The Q4_0 Block Format (GPU Quantization)
For GPU inference, the engine uses the Q4_0 block format, matching llama.cpp compatibility:
Q4_0Block:
┌────────────────────────────────────────────────────────┐
│ Scale: float32 (4 bytes) │
│ Weights: [16]byte (32 nibbles = 32 × 4-bit weights) │
│ │
│ Total: 20 bytes for 32 weights = 0.625 bytes/weight │
└────────────────────────────────────────────────────────┘
QuantizeQ4_0(weights []float32) []Q4_0Block finds the max absolute value in each block of 32, sets scale = maxAbs / 7.0, then quantizes each weight to a signed 4-bit integer (-8 to 7) packed two-per-byte.
On the GPU, the WGSL shader receives the packed uint32 array plus the float32 scales array, and dequantizes on the fly inside the shader without a CPU roundtrip.
CastWeights
CastWeights[T Numeric](weights any) []T is the universal extraction helper. It type-switches on all 10 concrete slice types and uses ConvertSlice[In, Out] to re-cast the values into the requested type T. When DispatchLayer cannot find a dedicated fast-path for the layer's DType, it falls through to CastWeights followed by SimulatePrecision.

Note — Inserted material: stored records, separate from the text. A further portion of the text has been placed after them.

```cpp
#ifdef EEC_TIMELINE
  int tl_idx = 0;
#endif
  TL_STAMP();
#if EEC_SKEW > 0
  for (int i = 0; i < (int)((blockIdx.x >> 3) & 3); ++i) __builtin_amdgcn_s_sleep(EEC_SKEW);
#endif
  constexpr int RNP = NP == 8 ? 1 : NP;
  constexpr bool Q16 = kMfma16For<NP>;
  auto run = [&](auto prod_tag) {
  constexpr bool producer = decltype(prod_tag)::value;
  [[maybe_unused]] const eect::DropState ds_act(eect::Drop{TR ? a.tr.p : 0.0f, a.tr.seed, a.tr.site_act});
  WRing<RNP, kPF1, 1> r1;
  WRing<RNP, kPF2, NTP> r2;
  WGroupF8<1> wg1[kNW1];
  WGroupF8<NTP> wg2[kNW2];
  const size_t w2f8_nt = (size_t)(F / 64) * kF8Rec;
  auto w1f8_lane = [&](const WPtrs& W, int ft) { return W.w1f8 + (size_t)ft * (D / 64) * kF8Rec + lane; };
  auto w2f8_lane = [&](const WPtrs& W, int c, int h = 0) {
    return W.w2f8 + ((size_t)(NT2 * wl + NTP * h) * (F / 64) + 2 * c) * kF8Rec + lane;
  };
  auto fill1 = [&](const WPtrs& W, int ft) {
    if constexpr (NP == 8) {
      ring_fill_f8<kPF1, 1>(r1, w1f8_lane(W, ft), 0);
#pragma unroll
      for (int g = 0; g < kNW1; ++g) f8_group_load<1>(wg1[g], w1f8_lane(W, ft) + (size_t)g * kF8Rec, 0);
    } else {
      ring_fill<RNP, kPF1, 1>(r1, W.w1p + (size_t)ft * nts + lane, 0, KS);
    }
  };
  auto fill2 = [&](const WPtrs& W, int c) {
    if constexpr (NP == 8) {
      ring_fill_f8<kPF2, NTP>(r2, w2f8_lane(W, c), w2f8_nt);
#pragma unroll
      for (int g = 0; g < kNW2; ++g) f8_group_load<NTP>(wg2[g], w2f8_lane(W, c) + (size_t)g * kF8Rec, w2f8_nt);
    } else {
      ring_fill<RNP, kPF2, NTP>(r2, W.w2p + ((size_t)(NT2 * wl) * ks2_total + c * (kFC / 16)) * 128 + lane, w2_nt_stride,
                             min(kFC / 16, ks2_total - c * (kFC / 16)));
    }
  };
  auto start_streams = [&](const WPtrs& W) {
    if constexpr (producer) {
// ... 128 lines not shown
        const int row = row0 + w * RPW + i;
        v[i] = zero_row<G::kQ>();
        if (row < M) v[i] = load_row<D>(x + (size_t)row * D, lane);
      }
      __builtin_amdgcn_sched_barrier(0);
      start_streams(W0);
      float mu[RPW], rs[RPW];
      layer_norm_rows<D, RPW>(v, lg, lb, mu, rs);
#pragma unroll
      for (int i = 0; i < RPW; ++i) {
        const int row = row0 + w * RPW + i;
        if (row < M) {
          store_row<D>(a.tr.ln + (size_t)row * D, v[i], lane);
          if (lane == 0) a.tr.mean[row] = mu[i], a.tr.rstd[row] = rs[i];
        }
      }
      rows_to_planes<D, NP, RPW>(smem, v, w * RPW, row0, M, true);
    } else {
      rows_f32_to_planes<D, NP, true>(smem, x, row0, M, a.st[0].ln_g, a.st[0].ln_b, [&]() { start_streams(W0); });
    }
  }
  TL_STAMP();
  __syncthreads();
  TL_STAMP();

  [[maybe_unused]] ProjStream<(QNP ? QNP : 1), kLPF, NW> rq;
  unsigned sink = 0;
  const int nslots = nchunk + 2;
  f32x16 acc2c[NH][MT][NTP];
  static_for<NS>([&](auto si_tag) {
    constexpr int si = decltype(si_tag)::value;
    const WPtrs W = wptrs(si);
    const float* __restrict__ b1s = EEC_STAGE_FIELD(si, b1);
    if constexpr (producer) {
      [[maybe_unused]] f32x16 preq[TR == 2 ? MT : 1];
      [[maybe_unused]] auto request_pre = [&](int hcol0) {
#pragma unroll
        for (int mt = 0; mt < MT; ++mt)
#pragma unroll
          for (int g = 0; g < 4; ++g) {
            const int frame = Q16 ? mt * 32 + 16 * (g & 1) + (lane & 15) : mt * 32 + (lane & 31);
            const int hid = Q16 ? wl * 32 + 16 * (g >> 1) + 8 * hh + 4 * ((lane >> 4) & 1) : wl * 32 + 4 * hh + g * 8;
            const int row = min(row0 + frame, M - 1);
            typedef float f32x4_t __attribute__((ext_vector_type(4)));
            const f32x4_t v = __builtin_nontemporal_load((const f32x4_t*)(a.tr.pre + (size_t)row * F + hcol0 + hid));
            preq[mt][4 * g] = v[0], preq[mt][4 * g + 1] = v[1], preq[mt][4 * g + 2] = v[2], preq[mt][4 * g + 3] = v[3];
          }
      };
      auto silu_pair = [&](const f32x16 (&acc)[MT][1], char* hb, int step, h2& keep_hi, h2& keep_lo, [[maybe_unused]] int hcol0 = 0) {
        const int mt = step >> 3, q = step & 7;
        const float u0 = acc[mt][0][2 * q], u1 = acc[mt][0][2 * q + 1];
        if constexpr (TR == 2) {
          const float x0 = preq[mt][2 * q], x1 = preq[mt][2 * q + 1];
          const float sg0 = __builtin_amdgcn_rcpf(1.0f + __builtin_amdgcn_exp2f(-kLog2e * x0));
          const float sg1 = __builtin_amdgcn_rcpf(1.0f + __builtin_amdgcn_exp2f(-kLog2e * x1));
          const float t0 = u0 * sg0 * (1.0f + x0 * (1.0f - sg0)), t1 = u1 * sg1 * (1.0f + x1 * (1.0f - sg1));
          if ((q & 1) == 0) {
            keep_hi = __builtin_bit_cast(h2, t0);
            keep_lo = __builtin_bit_cast(h2, t1);
            return;
          }
          const int g = q >> 1;
          const int frame = Q16 ? mt * 32 + 16 * (g & 1) + (lane & 15) : mt * 32 + (lane & 31);
          const int hid = Q16 ? wl * 32 + 16 * (g >> 1) + 8 * hh + 4 * ((lane >> 4) & 1) : wl * 32 + 4 * hh + g * 8;
          const int row = row0 + frame;
          const size_t idx = (size_t)row * F + hcol0 + hid;
          float m[4];
          ds_act.mul4(idx, m);
          const float d0 = __builtin_bit_cast(float, keep_hi) * m[0], d1 = __builtin_bit_cast(float, keep_lo) * m[1], d2 = t0 * m[2], d3 = t1 * m[3];
          if (row < M) tape_store4(a.tr.act + idx, d0, d1, d2, d3);
          constexpr int SNPT = NP == 1 ? 1 : 3;
          const hl2_t sa = split2<SNPT>(d0, d1), sb = split2<SNPT>(d2, d3);
          char* dst = hb + frame * kHLd + hid * 2;
          h4 hi, lo;
          hi.xy = sa.hi, hi.zw = sb.hi, lo.xy = sa.lo, lo.zw = sb.lo;
          *(h4*)dst = hi;
          if (NP == 3) *(h4*)(dst + kHPlane) = lo;
          return;
        }
        if constexpr (TR == 1) {
          const float s0 = silu_f(u0), s1 = silu_f(u1);
          if ((q & 1) == 0) {
            keep_hi = __builtin_bit_cast(h2, s0);
            keep_lo = __builtin_bit_cast(h2, s1);
            return;
          }
          const int g = q >> 1;
          const int frame = Q16 ? mt * 32 + 16 * (g & 1) + (lane & 15) : mt * 32 + (lane & 31);
          const int hid = Q16 ? wl * 32 + 16 * (g >> 1) + 8 * hh + 4 * ((lane >> 4) & 1) : wl * 32 + 4 * hh + g * 8;
          const int row = row0 + frame;
          const size_t idx = (size_t)row * F + hcol0 + hid;
          float m[4];
          ds_act.mul4(idx, m);
          const float h0 = __builtin_bit_cast(float, keep_hi) * m[0], h1 = __builtin_bit_cast(float, keep_lo) * m[1], h2v = s0 * m[2], h3 = s1 * m[3];
          if (row < M) {
            tape_store4(a.tr.pre + idx, acc[mt][0][2 * q - 2], acc[mt][0][2 * q - 1], u0, u1);
            tape_store4(a.tr.act + idx, h0, h1, h2v, h3);
          }
          constexpr int SNPT = NP == 1 ? 1 : 3;
          const hl2_t sa = split2<SNPT>(h0, h1), sb = split2<SNPT>(h2v, h3);
          char* dst = hb + frame * kHLd + hid * 2;
          h4 hi, lo;
          hi.xy = sa.hi, hi.zw = sb.hi, lo.xy = sa.lo, lo.zw = sb.lo;
          *(h4*)dst = hi;
          if (NP == 3) *(h4*)(dst + kHPlane) = lo;
          return;
        }
        constexpr int SNP = NP == 1 ? 1 : 3;
        const hl2_t sp = ACT == 0 ? split2<SNP>(silu_exp2(u0), silu_exp2(u1)) : split2<SNP>(fmaxf(u0, 0.f), fmaxf(u1, 0.f));
        if ((q & 1) == 0) {
          keep_hi = sp.hi;
          keep_lo = sp.lo;
        } else {
          const int g = q >> 1;
          const int frame = Q16 ? mt * 32 + 16 * (g & 1) + (lane & 15) : mt * 32 + (lane & 31);
          const int hid = Q16 ? wl * 32 + 16 * (g >> 1) + 8 * hh + 4 * ((lane >> 4) & 1) : wl * 32 + 4 * hh + g * 8;
          char* dst = hb + frame * kHLd + hid * 2;
          h4 hi, lo;
          hi.xy = keep_hi, hi.zw = sp.hi, lo.xy = keep_lo, lo.zw = sp.lo;
          *(h4*)dst = hi;
          if (NP == 3) *(h4*)(dst + kHPlane) = lo;
          if (NP == 8) {
            h4 lg;
            lg.xy = lo8_gain(keep_lo), lg.zw = lo8_gain(sp.lo);
            const uint2 lb = __builtin_bit_cast(uint2, lg);
            *(unsigned*)(hb + kHPlane + (mt * 32 + (lane & 31)) * kH8Ld + lo8_pos(wl * 32 + 4 * hh + (q >> 1) * 8)) =
                __builtin_amdgcn_perm(lb.y, lb.x, 0x07050301u);
          }
        }
      };
      auto init_bias = [&](f32x16 (&acc)[MT][1], int ft) {
        if constexpr (TR == 2) {
          zero_acc(acc);
          return;
        }
        if constexpr (Q16) {
          const int u = (lane >> 4) & 1;
#pragma unroll
          for (int ra = 0; ra < 2; ++ra) {
            const float4 bb = *(const float4*)(b1s + ft * 32 + 16 * ra + 8 * hh + 4 * u);
#pragma unroll
            for (int mt = 0; mt < MT; ++mt)
#pragma unroll
              for (int cb = 0; cb < 2; ++cb) {
                acc[mt][0][4 * (2 * ra + cb) + 0] = bb.x;
                acc[mt][0][4 * (2 * ra + cb) + 1] = bb.y;
                acc[mt][0][4 * (2 * ra + cb) + 2] = bb.z;
                acc[mt][0][4 * (2 * ra + cb) + 3] = bb.w;
              }
          }
          return;
        }
#pragma unroll
        for (int g = 0; g < 4; ++g) {
          const float4 bb = *(const float4*)(b1s + ft * 32 + 8 * g + 4 * hh);
#pragma unroll
          for (int mt = 0; mt < MT; ++mt) {
            acc[mt][0][4 * g + 0] = bb.x;
            acc[mt][0][4 * g + 1] = bb.y;
            acc[mt][0][4 * g + 2] = bb.z;
            acc[mt][0][4 * g + 3] = bb.w;
          }
        }
      };
      constexpr int kSideEvery = KS / (8 * MT);
      auto slot = [&](int s, f32x16 (&cur)[MT][1], f32x16 (&prev)[MT][1]) {
        const int ft = (s < nchunk ? phys(s) : s) * 4 + wl;
        const bool do_gemm = s < nchunk && ft < nft;
        const bool do_silu = s >= 1 && s - 1 < nchunk && phys(s - 1) * 4 + wl < nft;
        char* hb_prev = lds_h + ((s - 1) & 1) * 2 * kHPlane;
        [[maybe_unused]] const int hcol_prev = do_silu ? phys(s - 1) * kFC : 0;
        h2 khi, klo;
        if (do_gemm) {
          init_bias(cur, ft);
          const uint4* w1_lane = W.w1p + (size_t)ft * nts + lane;
          const char* a8_lane = smem + kAPlane + (lane & 31) * kA8Ld + hh * 32;
          if (do_silu) {
            auto side = [&](int st) {
              if (st % kSideEvery == 0) silu_pair(prev, hb_prev, st / kSideEvery, khi, klo, hcol_prev);
            };
            if constexpr (NP == 8)
              gemm_ring_f8<D / 64, 1, true, kPF1, decltype(side), EEC_SIDE_VALU_NP8, kNW1, MT>(
                  cur, a_lane, kALd, a8_lane, kA8Ld, w1f8_lane(W, ft), 0, r1, wg1, side);
            else
              gemm_ring<RNP, KS, 1, true, kPF1, decltype(side), (NP == 3 ? EEC_SIDE_VALU_NP3 : 7), MT, !Q16, !Q16>(cur, a_lane, kALd, kAPlane, w1_lane,
                                                                                                  0, r1, side);
          } else {
            if constexpr (NP == 8)
              gemm_ring_f8<D / 64, 1, true, kPF1, NoSide, 0, kNW1, MT>(cur, a_lane, kALd, a8_lane, kA8Ld,
                                                                                                                    w1f8_lane(W, ft), 0, r1, wg1);
            else
              gemm_ring<RNP, KS, 1, true, kPF1, NoSide, 0, MT, !Q16, !Q16>(cur, a_lane, kALd, kAPlane, w1_lane, 0, r1);
          }
          if (s + 1 < nchunk && phys(s + 1) * 4 + wl < nft) fill1(W, phys(s + 1) * 4 + wl);
          if constexpr (TR == 2) request_pre(phys(s) * kFC);
        } else if (do_silu) {
#pragma unroll
          for (int st = 0; st < 8 * MT; ++st) silu_pair(prev, hb_prev, st, khi, klo, hcol_prev);
        }
        TL_STAMP();
        __syncthreads();
        TL_STAMP();
      };
      f32x16 accA[MT][1], accB[MT][1];
      for (int s = 0; s < nslots; s += 2) {
        slot(s, accA, accB);
        if (s + 1 < nslots) slot(s + 1, accB, accA);
      }
    } else {
#pragma unroll
      for (int h = 0; h < NH; ++h) zero_acc(acc2c[h]);
#if EEC_WARM_SLOTS > 0
      unsigned warm[4] = {0u, 0u, 0u, 0u};
#endif
      for (int s = 0; s < nslots; ++s) {
#if EEC_WARM_SLOTS > 0
        if (s == nslots - EEC_WARM_SLOTS) {
          const int lane_t = fresh_lane();
          if constexpr (si + 1 < NS) {
            const WPtrs Wn = wptrs(si + 1);
            const size_t wbytes = NP == 8 ? (size_t)(F / 32) * (D / 64) * kF8Rec * 16 : (size_t)F * D * 2 * (NP == 3 ? 2 : 1);
#pragma unroll
            for (int j = 0; j < 2; ++j) {
              warm[j] = touch_share(NP == 8 ? (const void*)Wn.w1f8 : (const void*)Wn.w1p, wbytes, wl_s, j, lane_t);
              warm[2 + j] = touch_share(NP == 8 ? (const void*)Wn.w2f8 : (const void*)Wn.w2p, wbytes, wl_s, j, lane_t);
            }
          } else if constexpr (QNP != 0) {
            warm[0] = QNP == 8 ? touch_share(a.qkv.wf8, (size_t)(3 * D / 32) * (D / 64) * kF8Rec * 16, wl_s, 0, lane_t)
                               : touch_share(a.qkv.wp, (size_t)3 * D * D * 2 * (QNP == 3 ? 2 : 1), wl_s, 0, lane_t);
          }
        }
#endif
        if (s >= 2) {
          const int cl = s - 2, c = phys(cl);
          const char* h_lane = lds_h + (cl & 1) * 2 * kHPlane + (lane & 31) * kHLd + hh * 16;
          const int ks2 = min(kFC / 16, ks2_total - c * (kFC / 16));
          const uint4* w2_lane = W.w2p + ((size_t)(NT2 * wl) * ks2_total + c * (kFC / 16)) * 128 + lane;
          if constexpr (NP == 8) {
            const char* h8_lane = lds_h + (cl & 1) * 2 * kHPlane + kHPlane + (lane & 31) * kH8Ld + hh * 32;
            if constexpr (NH == 1) {
              gemm_ring_f8<2, NTP, false, kPF2, NoSide, 0, kNW2, MT>(acc2c[0], h_lane, kHLd, h8_lane, kH8Ld, w2f8_lane(W, c), w2f8_nt, r2, wg2);
            } else {
#pragma unroll
              for (int h = 0; h < NH; ++h) {
                const uint4* next = h + 1 < NH ? w2f8_lane(W, c, h + 1) : (cl + 1 < nchunk ? w2f8_lane(W, phys(cl + 1), 0) : nullptr);
                gemm_ring_f8<2, NTP, false, kPF2, NoSide, 0, kNW2, MT, true>(acc2c[h], h_lane, kHLd, h8_lane, kH8Ld, w2f8_lane(W, c, h), w2f8_nt, r2, wg2, NoSide(), next);
              }
            }
          } else if (ks2 == kFC / 16) {
            gemm_ring<RNP, kFC / 16, NTP, false, kPF2, NoSide, 0, MT, !Q16, !Q16>(acc2c[0], h_lane, kHLd, kHPlane, w2_lane, w2_nt_stride, r2);
          } else {
            gemm_plain<RNP, NTP, false, MT, !Q16, !Q16>(acc2c[0], h_lane, kHLd, kHPlane, w2_lane, w2_nt_stride, ks2);
          }
          if (NH == 1 && cl + 1 < nchunk) fill2(W, phys(cl + 1));
        }
        TL_STAMP();
        __syncthreads();
        TL_STAMP();
      }
#if EEC_WARM_SLOTS > 0
      sink ^= warm[0] ^ warm[1] ^ warm[2] ^ warm[3];
#endif
    }
    const int lane_e = fresh_lane(), w_e = w_s;
    RowV<G::kQ> xr[RPW];
#pragma unroll
    for (int i = 0; i < RPW; ++i) {
      const int row = row0 + w_e * RPW + i;
      xr[i] = zero_row<G::kQ>();
      if (TR != 2 && row < M) xr[i] = load_row<D>(x + (size_t)row * D, lane_e);
    }
    __builtin_amdgcn_sched_barrier(0);
    constexpr bool more = si + 1 < NS;
    TL_STAMP();
    if constexpr (!producer) {
      if constexpr (Q16) {
#pragma unroll
        for (int h = 0; h < NH; ++h) accs_q_to_std<MT, NTP>(acc2c[h]);
      }
#pragma unroll
      for (int h = 0; h < NH; ++h)
        acc_to_etile<MT, NTP>(lds_e, G::kELd, acc2c[h], wl_s * 32 * NT2 + h * 32 * NTP, EEC_STAGE_FIELD(si, b2), lane_e);
    }
    TL_STAMP();
    if constexpr (more) {
      start_streams(wptrs(1));
    } else if constexpr (QNP != 0) {
      proj_fill<D, QNP, kLPF, NW>(rq, WMat{a.qkv.wp, a.qkv.wf8}, NW * w);
    }
    __syncthreads();
    TL_STAMP();
// ... 240 lines not shown
```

Bit-Packed Serialization Ratios
From the README, verified across 378 model permutations:
| DType | Bytes/weight (serialized) | vs FP32 |
|---|---|---|
| Float32 | 4 | 1.0x |
| Float16 | 2 | 0.5x |
| Int8 | 1 | 0.25x |
| Int4/FP4 | 0.5 | 0.125x |
| Int2/Ternary | 0.25 | 0.0625x |
| Binary | 0.125 | 0.0313x ← 98.4% reduction |
The packing/unpacking logic lives in encodeNativeWeights and decodeNativeWeights in persistence.go. Binary packs 8 weights per byte using bit shifts; Ternary packs 4 per byte using 2-bit fields; FP4 packs 2 per byte using nibbles.